Si la Première Armée pouvait tirer en continu, les Diables Fous, eux, devaient attendre que leurs bras flétris gonflent à nouveau et plus ils restaient longtemps au même endroit, plus les tireurs étaient susceptibles de les atteindre. Sylvie comprit alors que la défaite ennemie était désormais inévitable.
On aurait dit que les Diables en étaient conscients eux aussi car soudain, une corne retentit et les Bêtes Volantes s’empressèrent de faire demi-tour, filant à tire d’ailes en direction de l’Ouest.
Comparée à leurs déplacements évasifs lors de l’attaque, leur trajectoire, cette fois, en faisait une cible facile pour les soldats.

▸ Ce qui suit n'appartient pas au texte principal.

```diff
+__global__ __launch_bounds__(256) void tg_fixup_kernel(const int* __restrict__ skey, long n, int nkeys, int nc,
+                                                       float* __restrict__ comb, const float* __restrict__ part) {
+  __shared__ int first_end;
+  const long w = blockIdx.x;
+  const long p0 = w * KL_TG_WIN, p1 = min(n, p0 + KL_TG_WIN);
+  const int kl = skey[p1 - 1];
+  if (kl >= nkeys || p1 >= n || skey[p1] != kl) return;
+  if (p0 > 0 && skey[p0 - 1] == kl && skey[p0] == kl) return;
+  long m = 0;
+  for (long w0 = w + 1;; w0 += 256) {
+    if (threadIdx.x == 0) first_end = 256;
+    __syncthreads();
+    const long e = min(n, (w0 + threadIdx.x + 1) * KL_TG_WIN);
+    if (w0 + threadIdx.x < (n + KL_TG_WIN - 1) / KL_TG_WIN && (e >= n || skey[e] != kl)) atomicMin(&first_end, (int)threadIdx.x);
+    __syncthreads();
+    const int fe = first_end;
+    __syncthreads();
+    if (fe < 256) {
+      m = w0 + fe - w;
+      break;
+    }
+  }
+  for (int g = threadIdx.x * 4; g < nc; g += 1024) {
+    f32x4 a = *reinterpret_cast<const f32x4*>(part + (w * 2 + 1) * nc + g);
+#pragma unroll 8
+    for (long i = 1; i <= m; ++i) a += *reinterpret_cast<const f32x4*>(part + ((w + i) * 2) * nc + g);
+    *reinterpret_cast<f32x4*>(comb + (long)kl * nc + g) = a;
+  }
+}
+
+__global__ __launch_bounds__(256) void tg_marginals_kernel(const float* __restrict__ comb, const int* __restrict__ present, int nc,
+                                                           int V, int nv, int Vp, int R2, int cv, float* __restrict__ dEKT,
+                                                           float* __restrict__ dCtxT) {
+  __shared__ int list[256];
+  __shared__ int wcnt[4];
+  const int tid = threadIdx.x, wave = tid >> 6, lane = tid & 63;
+  const bool is_e = (int)blockIdx.x < Vp;
+  const int v = blockIdx.x, c = blockIdx.x - Vp;
+  const int n_cand = is_e ? (v < V ? R2 : 0) : nv;
+  const int g = (blockIdx.y * 256 + tid) * 4;
+  f32x4 a = {0.f, 0.f, 0.f, 0.f};
+  for (int i0 = 0; i0 < n_cand; i0 += 256) {
+    const int i = i0 + tid;
+    const int k = is_e ? v * R2 + i : i * R2 + c;
+    const bool p = i < n_cand && present[k] != 0;
+    const unsigned long long b = __ballot(p);
+    if (lane == 0) wcnt[wave] = __popcll(b);
+    __syncthreads();
+    int pos = __popcll(b & ((1ull << lane) - 1ull));
+    for (int ww = 0; ww < wave; ++ww) pos += wcnt[ww];
+    const int cnt = wcnt[0] + wcnt[1] + wcnt[2] + wcnt[3];
+    if (p) list[pos] = k;
+    __syncthreads();
+    if (g < nc) {
+      int j = 0;
+      for (; j + 8 <= cnt; j += 8) {
+        f32x4 x[8];
+#pragma unroll
+        for (int u = 0; u < 8; ++u) x[u] = *reinterpret_cast<const f32x4*>(comb + (long)list[j + u] * nc + g);
+#pragma unroll
+        for (int u = 0; u < 8; ++u) a += x[u];
+      }
+      for (; j < cnt; ++j) a += *reinterpret_cast<const f32x4*>(comb + (long)list[j] * nc + g);
+    }
+    __syncthreads();
+  }
+  if (g >= nc) return;
+  if (is_e) {
+#pragma unroll
+    for (int e = 0; e < 4; ++e) dEKT[(long)(g + e) * Vp + v] = a[e];
+  } else {
+#pragma unroll
+    for (int e = 0; e < 4; ++e) dCtxT[(long)(g + e) * cv + c] = a[e];
+  }
+}
+
+inline size_t tg_align(size_t x) { return (x + 255) & ~(size_t)255; }
+
+struct TgPlan {
+  long n, nwin;
+  int nb, nkeys, nv, R2, nc, passes;
+  size_t o_comb, o_k0, o_r0, o_k1, o_r1, o_hist, o_present, o_part, bytes;
+};
+
+bool tg_plan(int n_ctx, int B, int T, int V, int ctx_vocab, int W, TgPlan& p) {
+  if (n_ctx < 0 || n_ctx > 1 || B < 1 || T < 1 || V < 1 || ctx_vocab < 0) return false;
+  if (W != 128 && W != 256 && W != 512 && W != 1024) return false;
+  p.n = (long)B * T;
+  if (p.n >= (1L << 31)) return false;
+  p.R2 = n_ctx > 0 ? ctx_vocab + 1 : 1;
+  p.nv = n_ctx > 0 ? V + 1 : V;
+  const long nk = (long)p.nv * p.R2;
+  if (nk >= (1L << 24)) return false;
+  p.nkeys = (int)nk;
+  p.nc = 4 * W;
+  p.nb = (int)((p.n + KL_TG_TILE - 1) / KL_TG_TILE);
+  p.nwin = (p.n + KL_TG_WIN - 1) / KL_TG_WIN;
+  const int nbits = 32 - __builtin_clz((unsigned)p.nkeys);
+  p.passes = (nbits + 7) / 8;
+  size_t off = 0;
+  p.o_comb = off; off = tg_align(off + (size_t)p.nkeys * p.nc * sizeof(float));
+  p.o_k0 = off;   off = tg_align(off + (size_t)p.n * sizeof(int));
+  p.o_r0 = off;   off = tg_align(off + (size_t)p.n * sizeof(int));
+  p.o_k1 = off;   off = tg_align(off + (size_t)p.n * sizeof(int));
+  p.o_r1 = off;   off = tg_align(off + (size_t)p.n * sizeof(int));
+  p.o_hist = off; off = tg_align(off + (size_t)256 * p.nb * sizeof(int));
+  p.o_present = off; off = tg_align(off + (size_t)p.nkeys * sizeof(int));
+  p.o_part = off; off = tg_align(off + (size_t)p.nwin * 2 * p.nc * sizeof(float));
+  p.bytes = off;
+  return true;
+}
+
+}
+
+size_t kl_table_segsum_ws_bytes(int n_ctx, int B, int T, int V, int ctx_vocab, int W) {
+  TgPlan p;
+  return tg_plan(n_ctx, B, T, V, ctx_vocab, W, p) ? p.bytes : 0;
+}
+
+int kl_launch_table_grads(const bf16_t* dZ, const int* idx, const int* ctx, int n_ctx, int B, int T, int V, int Vp,
+                          int ctx_vocab, int W, float* dEKT, float* dCtxT, void* ws, size_t ws_bytes, hipStream_t stream) {
+  TgPlan p;
+  if (!tg_plan(n_ctx, B, T, V, ctx_vocab, W, p) || p.bytes > ws_bytes || Vp < V) return KL_ERR_SHAPE;
+  if (!dZ || !idx || (n_ctx > 0 && (!ctx || !dCtxT)) || !dEKT || !ws || ((size_t)ws & 255) || ((size_t)dZ & 15)) return KL_ERR_ARG;
+  unsigned char* base = reinterpret_cast<unsigned char*>(ws);
+  float* comb = reinterpret_cast<float*>(base + p.o_comb);
+  int* kbuf[2] = {reinterpret_cast<int*>(base + p.o_k0), reinterpret_cast<int*>(base + p.o_k1)};
+  int* rbuf[2] = {reinterpret_cast<int*>(base + p.o_r0), reinterpret_cast<int*>(base + p.o_r1)};
+  int* hist = reinterpret_cast<int*>(base + p.o_hist);
+  int* present = reinterpret_cast<int*>(base + p.o_present);
+  float* part = reinterpret_cast<float*>(base + p.o_part);
+  TgSrc s;
+  s.idx = idx; s.ctx = ctx; s.n_ctx = n_ctx; s.B = B; s.T = T; s.V = V; s.ctx_vocab = ctx_vocab; s.R2 = p.R2; s.nkeys = p.nkeys;
+
+  const int* kin = nullptr;
+  const int* rin = nullptr;
+  for (int pass = 0; pass < p.passes; ++pass) {
+    int* kout = kbuf[pass & 1];
+    int* rout = rbuf[pass & 1];
+    hipLaunchKernelGGL(tg_count_kernel, dim3(p.nb), dim3(256), 0, stream, s, kin, p.n, 8 * pass, p.nb, hist,
+                       pass == 0 ? present : nullptr, p.nkeys);
+    hipLaunchKernelGGL(tg_scan_kernel, dim3(1), dim3(1024), 0, stream, hist, 256 * p.nb);
+    hipLaunchKernelGGL(tg_scatter_kernel, dim3(p.nb), dim3(256), 0, stream, s, kin, rin, p.n, 8 * pass, p.nb, hist, kout, rout);
+    kin = kout;
+    rin = rout;
+  }
+  const dim3 gs((unsigned)((p.nwin + 3) / 4));
+  switch (W) {
+    case 128: hipLaunchKernelGGL(tg_segsum_kernel<1>, gs, dim3(256), 0, stream, dZ, kin, rin, p.n, p.nkeys, comb, part, present); break;
+    case 256: hipLaunchKernelGGL(tg_segsum_kernel<2>, gs, dim3(256), 0, stream, dZ, kin, rin, p.n, p.nkeys, comb, part, present); break;
+    case 512: hipLaunchKernelGGL(tg_segsum_kernel<4>, gs, dim3(256), 0, stream, dZ, kin, rin, p.n, p.nkeys, comb, part, present); break;
+    default: hipLaunchKernelGGL(tg_segsum_kernel<8>, gs, dim3(256), 0, stream, dZ, kin, rin, p.n, p.nkeys, comb, part, present); break;
+  }
+  hipLaunchKernelGGL(tg_fixup_kernel, dim3((unsigned)p.nwin), dim3(256), 0, stream, kin, p.n, p.nkeys, p.nc, comb, part);
+  const int cv = n_ctx > 0 ? ctx_vocab : 0;
+  hipLaunchKernelGGL(tg_marginals_kernel, dim3((unsigned)(Vp + cv), (unsigned)((p.nc / 4 + 255) / 256)), dim3(256), 0, stream,
+                     comb, present, p.nc, V, p.nv, Vp, p.R2, cv, dEKT, dCtxT);
+  return ok();
+}
+
+bool kl_table_segsum_pays(int n_ctx, int B, int T, int V, int ctx_vocab) {
+  const long nkeys = (long)(n_ctx > 0 ? V + 1 : V) * (n_ctx > 0 ? ctx_vocab + 1 : 1);
+  return (long)B * T >= 8 * nkeys;
+}
+
+extern "C" size_t kl_test_table_segsum_ws_bytes(int n_ctx, int B, int T, int V, int ctx_vocab, int W) {
+  return kl_table_segsum_ws_bytes(n_ctx, B, T, V, ctx_vocab, W);
+}
+extern "C" int kl_test_table_grads(const void* dZ, const int* idx, const int* ctx, int n_ctx, int B, int T, int V, int Vp,
+                                   int ctx_vocab, int W, float* dEKT, float* dCtxT, void* ws, size_t ws_bytes, void* stream) {
+  return kl_launch_table_grads(reinterpret_cast<const bf16_t*>(dZ), idx, ctx, n_ctx, B, T, V, Vp, ctx_vocab, W, dEKT, dCtxT, ws,
+                               ws_bytes, reinterpret_cast<hipStream_t>(stream));
+}
```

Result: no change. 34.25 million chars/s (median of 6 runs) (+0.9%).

La pluie de balles ayant atteint l’une d’entre elles au niveau de l’aile, celle-ci dégringola en direction de la Forêt aux Secrets, le corps étrangement ployé.
Il ne restait plus désormais dans les airs que cinq Démons Volants, dont trois surmontés de Diables Fous.
Sylvie fit aussitôt passer le message aux derniers attaquants de la Cité Sans Hiver toujours en embuscade au moyen du Sceau d’Écoute.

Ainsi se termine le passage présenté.